DOI: 10.1007/s11771-016-3071-7

Effect of key factors on cold orbital forging of a spur bevel gear

ZHUANG Wu-hao(庄武豪)^{1, 2}, DONG Li-ying(董丽颖)^{1, 2}

1. School of Materials Science and Engineering, Wuhan University of Technology, Wuhan 430070, China;

2. School of Automotive Engineering, Hubei Key Laboratory of Advanced Technology for Automotive Components, Wuhan University of Technology, Wuhan 430070, China

 Central South University Press and Springer-Verlag Berlin Heidelberg 2016

Abstract: Cold orbital forging is an advanced spur bevel gear forming technology. Generally, the spur bevel gear in the cold orbital forging process is formed by two steps: the preforming step and the final step. Due to the great importance of the final step to gear forming and its complication with interactive factors, this work aims at examining the influence of key factors on the final step in cold orbital forging of a spur bevel gear. Using the finite element (FE) method and control variate method, the influence rules of four key factors, rotation velocity of the upper tool, n, feeding velocity of the lower tool, v, tilted angle of the upper tool, γ, friction factor between the tools and the billet, m, on the geometry and the deformation inhomogeneity of the cold orbital forged gear are thoroughly clarified. The research results show that the flash becomes more homogeneous with increasing v, increasing m, decreasing n or decreasing γ. And the deformation of the gear becomes more homogeneous with increasing v, decreasing n or decreasing γ. Finally, a corresponding experiment is conducted, which verifies the accuracy of FE simulation conclusions.

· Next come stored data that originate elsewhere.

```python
class CNSN(nn.Module):

    def __init__(self, crossnorm, selfnorm):
        super().__init__()
        self.crossnorm = crossnorm
        self.selfnorm = selfnorm

    def forward(self, x):
        if _is_f64(x):
            return self.forward(x.float()).double()
        cn, sn = self.crossnorm, self.selfnorm
        fuse = (cn is not None and sn is not None and type(cn) is CrossNorm and type(sn) is SelfNorm and sn._fusable()
                and cn.active and cn.training)
        if not fuse:
            if cn and cn.active:
                x = cn(x)
            if sn:
                x = sn(x)
            return x
        d = cn._take_draws(x)
        cn.active = False
        kw, g, f = sn._fused_args()
        cfg = FusedConfig(cn_active=True, content_box=d.content_box, style_box=d.style_box, **kw)
        return _F.fused_cnsn(x, cfg, perm=d.perm, chan_perm=d.chan_perm, g=g, f=f)

    def forward_block(self, x, addend=None, add_mode="none", relu=False):
        assert add_mode in ("none", "pre", "post")
        assert (addend is None) == (add_mode == "none")
        if _is_f64(x):
            return self.forward_block(x.float(), None if addend is None else addend.float(), add_mode, relu).double()
        cn, sn = self.crossnorm, self.selfnorm
        ours = (cn is None or type(cn) is CrossNorm) and (sn is None or (type(sn) is SelfNorm and sn._fusable()))
        cn_on = cn is not None and cn.active and cn.training
        if not ours or not (cn_on or sn is not None):
            if add_mode == "pre":
                x = x + addend
            x = self.forward(x)
            if add_mode == "post":
                x = x + addend
            return torch.relu(x) if relu else x
        kw, g, f, perm, chan = {}, None, None, None, None
        if cn is not None and cn.active:
            if cn_on:
                d = cn._take_draws(x)
                kw.update(cn_active=True, content_box=d.content_box, style_box=d.style_box)
                perm, chan = d.perm, d.chan_perm
            cn.active = False
        if sn is not None:
            skw, g, f = sn._fused_args()
            kw.update(skw)
        cfg = FusedConfig(add_mode=add_mode, relu=bool(relu), **kw)
        return _F.fused_cnsn(x, cfg, perm=perm, chan_perm=chan, g=g, f=f, addend=addend)

    def forward_bn_block(self, conv_out, bn, identity, relu=True, identity_bn=None):
        cn, sn = self.crossnorm, self.selfnorm
        armed = cn is not None and cn.active

        def plain(m):
            return type(m) is nn.BatchNorm2d and m.affine and m.track_running_stats and m.training
        fused = (plain(bn) and (identity_bn is None or plain(identity_bn)) and sn is not None
                 and type(sn) is SelfNorm and sn.f_fc is None and sn._fusable() and not armed and conv_out.is_cuda
                 and (cn is None or type(cn) is CrossNorm) and identity.shape == conv_out.shape
                 and identity.dtype == conv_out.dtype and not torch.cuda.is_current_stream_capturing())
        if fused:
            kw, _, _ = sn._fused_args_peek()
            fused = kw["sn_training"] and _F.bn_block_plan(conv_out, FusedConfig(add_mode="pre", relu=bool(relu), **kw))
        if not fused:
            skip = identity if identity_bn is None else identity_bn(identity)
            return self.forward_block(bn(conv_out), skip, add_mode="pre", relu=relu)
        kw, g, _ = sn._fused_args()
        _, bn_eps, bn_mom, bn_counter = SelfNorm._bn_call_state(bn, in_kernel=True)
        cfg = FusedConfig(add_mode="pre", relu=bool(relu), **kw)
        extra = ()
        if identity_bn is not None:
            _, e2, m2, c2 = SelfNorm._bn_call_state(identity_bn, in_kernel=True)
            extra = (identity_bn.weight, identity_bn.bias, identity_bn.running_mean, identity_bn.running_var, e2, m2, c2)
        return _F.FusedBnBlock.apply(conv_out, identity, cfg, g.fc_weight, g.bn_weight, g.bn_bias, g.running_mean, g.running_var,
                                     bn.weight, bn.bias, bn.running_mean, bn.running_var, bn_eps, bn_mom, g.num_batches_tracked,
                                     bn_counter, *extra)

    def forward_block_bn(self, x, addend, add_mode, bn, want_y=True):
        assert add_mode in ("none", "pre")
        cn, sn = self.crossnorm, self.selfnorm
        armed = cn is not None and cn.active
        fused = (type(bn) is nn.BatchNorm2d and bn.affine and bn.track_running_stats and sn is not None
                 and type(sn) is SelfNorm and sn.f_fc is None and sn._fusable() and not armed and x.is_cuda
                 and (cn is None or type(cn) is CrossNorm))
        if fused:
            kw, g, _ = sn._fused_args_peek()
            cfg = FusedConfig(add_mode=add_mode, relu=False, **kw)
            fused = _F.bnrelu_plan_cached(x, cfg, torch.is_grad_enabled())
        if not fused:
            y = self.forward_block(x, addend, add_mode=add_mode, relu=False) if add_mode != "none" else self.forward(x)
            return (y if want_y else None), torch.relu(bn(y))
        kw, g, _ = sn._fused_args()
        bn_batch, bn_eps, bn_mom, bn_counter = SelfNorm._bn_call_state(bn, in_kernel=True)
        cfg = FusedConfig(add_mode=add_mode, relu=False, **kw)
        return _F.fused_cnsn_tail(x, cfg, addend, bool(want_y), g, bn.weight, bn.bias, bn.running_mean, bn.running_var,
                                  bn_batch, bn_eps, bn_mom, bn_counter)
```

### crossnorm-selfnorm_amd/csrc/cnsn_env.h

```cpp
#pragma once

namespace cnsn {

enum Knob {
    K_LOCAL_LB = 0,
    K_LOCAL_CG,
    K_STAGGER,
    K_WAIT_MS,
    K_FAULT_INJECT,
    K_DEBUG,
    K_PROF,
    K_MONO,
    K_MONO_RELOAD,
    K_NO_PACKED,
    K_MID_TILE,
    K_SNX,
    K_RESIDENT,
    K_CONTEXT,
    K_EPOCH_START,
    K_KEEP,
    K_PIPE,
    K_WIDE,
    K_PONG,
    K_SNXCN,
    K_ARENA_CHUNK_MB,
    K_XCD,
    K_HEADROOM_CUS,
    K_ARENA_TRIES,
    K_ARENA_SPREAD_GB,
    K_MID_BLOCK,
    K_NHWC_FUSED,
    K_ARENA_MAX_MB,
    K_COUNT
};

const char* knob(Knob k);
void reload_knobs();

}
```

### crossnorm-selfnorm_amd/csrc/cnsn_env.hip

```cpp
#include "cnsn_env.h"

#include <cstdlib>
#include <mutex>
#include <string>

namespace cnsn {
namespace {

const char* const kNames[K_COUNT] = {
    "CNSN_LOCAL_LB", "CNSN_LOCAL_CG", "CNSN_STAGGER",     "CNSN_WAIT_MS", "CNSN_FAULT_INJECT", "CNSN_DEBUG",
    "CNSN_PROF",     "CNSN_MONO",     "CNSN_MONO_RELOAD", "CNSN_NO_PACKED", "CNSN_MID_TILE",   "CNSN_SNX",
    "CNSN_RESIDENT", "CNSN_CONTEXT",  "CNSN_EPOCH_START", "CNSN_KEEP",    "CNSN_PIPE",         "CNSN_WIDE",
    "CNSN_PONG",
    "CNSN_SNXCN",
    "CNSN_ARENA_CHUNK_MB",
    "CNSN_XCD",
    "CNSN_HEADROOM_CUS",
    "CNSN_ARENA_TRIES",
    "CNSN_ARENA_SPREAD_GB",
    "CNSN_MID_BLOCK",
    "CNSN_NHWC_FUSED",
    "CNSN_ARENA_MAX_MB",
};

struct Table {
    std::string text[K_COUNT];
    const char* value[K_COUNT];
    std::mutex mu;
    Table() { read(); }
    void read() {
        std::lock_guard<std::mutex> lock(mu);
        for (int k = 0; k < K_COUNT; ++k) {
            const char* e = getenv(kNames[k]);
            if (e) {
                text[k] = e;
                value[k] = text[k].c_str();
            } else {
                text[k].clear();
                value[k] = nullptr;
            }
        }
    }
};

Table& table() {
    static Table t;
    return t;
}

struct AtLoad {
    AtLoad() { (void)table(); }
} g_at_load;

}

const char* knob(Knob k) { return table().value[k]; }
void reload_knobs() { table().read(); }

}
```

### crossnorm-selfnorm_amd/csrc/cnsn_fused.hip

```cpp
#include "../../include/cnsn_hip.h"

#include <hip/hip_runtime.h>

#include "cnsn_fused_stream_kernels.h"
#include "cnsn_host_plan.h"
#include "cnsn_local.h"
#include "cnsn_mono.h"
#include "cnsn_nhwc.h"
#include "cnsn_wide.h"
#include "cnsn_packed.h"
#include "cnsn_resident_fused.h"
#include "cnsn_resident_sn.h"

using namespace cnsn;

namespace {

struct EpiPlan {
    int add;
    int relu;
    const void* addend;
    void* sum_out;
};

int parse_epilogue(const cnsn_epilogue_t* epi, EpiPlan& e) {
    e = EpiPlan{ADD_NONE, 0, nullptr, nullptr};
    if (!epi) return CNSN_OK;
    if (epi->struct_bytes != (int32_t)sizeof(cnsn_epilogue_t)) return CNSN_E_STRUCT;
    if (epi->add_mode != CNSN_ADD_NONE && epi->add_mode != CNSN_ADD_PRE && epi->add_mode != CNSN_ADD_POST)
        return CNSN_E_UNSUPPORTED;
    e.add = epi->add_mode;
    e.relu = epi->relu ? 1 : 0;
    e.addend = epi->addend;
    if (e.add != ADD_NONE) {
        if (!e.addend) return CNSN_E_NULL;
        if (((uintptr_t)e.addend & 15u) != 0) return CNSN_E_ALIGN;
    }
    e.sum_out = epi->sum_out;
    if (e.sum_out) {
        if (e.add != ADD_PRE) return CNSN_E_UNSUPPORTED;
        if (((uintptr_t)e.sum_out & 15u) != 0) return CNSN_E_ALIGN;
    }
    return CNSN_OK;
}

int parse_epilogue_shape(const cnsn_epilogue_t* epi, EpiPlan& e) {
    e = EpiPlan{ADD_NONE, 0, nullptr, nullptr};
    if (!epi) return CNSN_OK;
    if (epi->struct_bytes != (int32_t)sizeof(cnsn_epilogue_t)) return CNSN_E_STRUCT;
    if (epi->add_mode != CNSN_ADD_NONE && epi->add_mode != CNSN_ADD_PRE && epi->add_mode != CNSN_ADD_POST)
        return CNSN_E_UNSUPPORTED;
    e.add = epi->add_mode;
    e.relu = epi->relu ? 1 : 0;
    return CNSN_OK;
}

template <typename F>
inline void with_add(int add, F&& f) {
    if (add == ADD_PRE)
        f(IntTag<ADD_PRE>{});
    else if (add == ADD_POST)
        f(IntTag<ADD_POST>{});
    else
        f(IntTag<ADD_NONE>{});
}

}

extern "C" {

int cnsn_which_path(const cnsn_problem_t* prob, const cnsn_epilogue_t* epi, int has_chan_perm, int backward) {
    EpiPlan e;
    int st = parse_epilogue_shape(epi, e);
    if (st) return st;
    Plan pl;
    st = make_plan(prob, pl);
    if (st) return st;
    const cnsn_problem_t& p = pl.pr;
    const bool chan = p.cn_active && has_chan_perm;
    const bool bwd = backward != 0;
    if (p.layout == CNSN_LAYOUT_NHWC)
        return (chan || !nhwc_supported(pl, false)) ? CNSN_E_UNSUPPORTED : (nhwc_fused_ok(pl) ? CNSN_PATH_RESIDENT : CNSN_PATH_STREAMING);
    const bool fused = bwd ? (e.relu || e.add == ADD_PRE) : (e.relu || e.add != ADD_NONE);
    if (resident_sn_prefers(p, pl.boxed, fused ? e.add : ADD_NONE, fused ? e.relu : 0, bwd)) return CNSN_PATH_RESIDENT;
    if (wide_plan(pl, fused ? e.add : 0, bwd, chan).ok) return CNSN_PATH_MONO;
    if (mono_plan(pl, fused ? e.add : 0, bwd).ok) return CNSN_PATH_MONO;
    if (mono_cn_plan(pl, chan, fused ? e.add : 0, bwd).ok) return CNSN_PATH_MONO;
    if (local_plan(pl, fused ? e.add : 0, bwd).ok) return CNSN_PATH_LOCAL;
    if (resident_sn_plan(p, pl.boxed, fused ? e.add : ADD_NONE, fused ? e.relu : 0, bwd).ok) return CNSN_PATH_RESIDENT;
    if (bwd && !fused && resident_sn_cn_plan(p, pl.boxed, chan).ok) return CNSN_PATH_RESIDENT;
    if (fused ? resident_fused_plan(p, pl.boxed, chan, e.add, bwd).ok : resident_plan(p, pl.boxed, chan, bwd).ok)
        return CNSN_PATH_RESIDENT;
    if (resident_split_plan(p, pl.boxed, chan, fused ? e.add : ADD_NONE, fused ? e.relu : 0, bwd).ok) return CNSN_PATH_RESIDENT;
    PackedGeom pg;
    return packed_plan(pl, pg) ? CNSN_PATH_PACKED : CNSN_PATH_STREAMING;
}

int cnsn_sn_cluster_plan(const cnsn_problem_t* prob, const cnsn_epilogue_t* epi, int backward) {
    EpiPlan e;
    int st = parse_epilogue_shape(epi, e);
    if (st) return st;
    Plan pl;
    st = make_plan(prob, pl);
    if (st) return st;
    const bool bwd = backward != 0;
    const bool fused = bwd ? (e.relu || e.add == ADD_PRE) : (e.relu || e.add != ADD_NONE);
    if (pl.pr.layout == CNSN_LAYOUT_NHWC) return 0;
    if (resident_sn_prefers(pl.pr, pl.boxed, fused ? e.add : ADD_NONE, fused ? e.relu : 0, bwd)) return 1;
    if (wide_plan(pl, fused ? e.add : 0, bwd).ok || mono_plan(pl, fused ? e.add : 0, bwd).ok ||
        local_plan(pl, fused ? e.add : 0, bwd).ok)
        return 0;
    if (bwd && !fused && resident_sn_cn_plan(pl.pr, pl.boxed, false).ok) return 1;
    return resident_sn_plan(pl.pr, pl.boxed, fused ? e.add : ADD_NONE, fused ? e.relu : 0, bwd).ok ? 1 : 0;
}

int cnsn_keeps_sum(const cnsn_problem_t* prob, const cnsn_epilogue_t* epi) {
    EpiPlan e;
    if (!prob || parse_epilogue_shape(epi, e) != CNSN_OK || e.add != ADD_PRE || prob->layout != CNSN_LAYOUT_NHWC) return 0;
    Plan pl;
    if (make_plan(prob, pl) != CNSN_OK) return 0;
    return nhwc_supported(pl, false) ? 1 : 0;
}

namespace {
int bn_block_parse(const cnsn_problem_t* prob, const cnsn_epilogue_t* epi, const cnsn_bn_tail_t* bn, Plan& pl, EpiPlan& e, bool shape_only,
                   bool check_health = true) {
    int st = shape_only ? parse_epilogue_shape(epi, e) : parse_epilogue(epi, e);
    if (st) return st;
    st = make_plan(prob, pl);
    if (st) return st;
    if (bn && bn->struct_bytes != (int32_t)sizeof(cnsn_bn_tail_t)) return CNSN_E_STRUCT;
    if (pl.pr.layout != CNSN_LAYOUT_NHWC || e.add != ADD_PRE || e.sum_out || !nhwc_bnhead_ok(pl, check_health) || (bn && !bn->training))
        return CNSN_E_UNSUPPORTED;
    return CNSN_OK;
}
}

int cnsn_bn_block_plan(const cnsn_problem_t* prob, const cnsn_epilogue_t* epi) {
    Plan pl;
    EpiPlan e;
    const int st = bn_block_parse(prob, epi, nullptr, pl, e, true);
    return st == CNSN_OK ? 1 : (st == CNSN_E_UNSUPPORTED ? 0 : st);
}
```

Key words: cold orbital forging; FE modeling; key factors; spur bevel gears

1 Introduction

As an incremental metal forming process, cold orbital forging is widely used to produce spur bevel gears. A representative of the cold orbital forging process is vividly shown in Fig. 1. As can be seen, the conical upper tool is tilted by angle γ and it continually rotates around the vertical machine axis with the constant rotation velocity n. At the same time, the lower tool feeds to press the billet vertically with the feeding velocity v. Under these actions of the tools, the billet deforms locally and continuously. From the above description, it can be inferred that the cold orbital forging process is very complicated with interactive factors.

In retrospect, many scholars have studied the orbital forging process for its outstanding features such as high accuracy, low vibration and significant materials saving. Summarily, these studies have been centered on cylindrical and ring billets, including analyzing the contact behaviors [1-5], calculating the power [6-11], testing the plastic deformation behaviors [12-19] and forecasting the forming defects [20-22]. It should be pointed out that the aforementioned studies are limited to simple geometries. However, the gears which belong to the complex geometries are traditionally investigated by the conventional forging [23-24], cold closed-die forging [25-27] and rotational fine blanking [28] while they are scantly investigated by orbital forging. Deng  et al [29] simulated the cold orbital forging process of a spur bevel gear and optimized the billet geometry. Han et al [30] investigated the process design and control method in cold rotary forging of gears with non-rotary upper and lower profiles. [31] accomplished the simulation of the complex motion of the rocking tool in cold orbital forging. Noticeably, these studies focus on one-step formation in cold orbital forging of spur bevel gears, which is theoretical. In fact, spur bevel gears in the cold orbital forging process are commonly formed by two steps in the actual production. This is because cold orbital forging of spur bevel gears with two steps can not only reduce the forging force and prolong the life of the tools but also make the metal redistribute to fill the tool cavities better. Therefore, this work investigates the cold orbital forging of spur bevel gears with two steps.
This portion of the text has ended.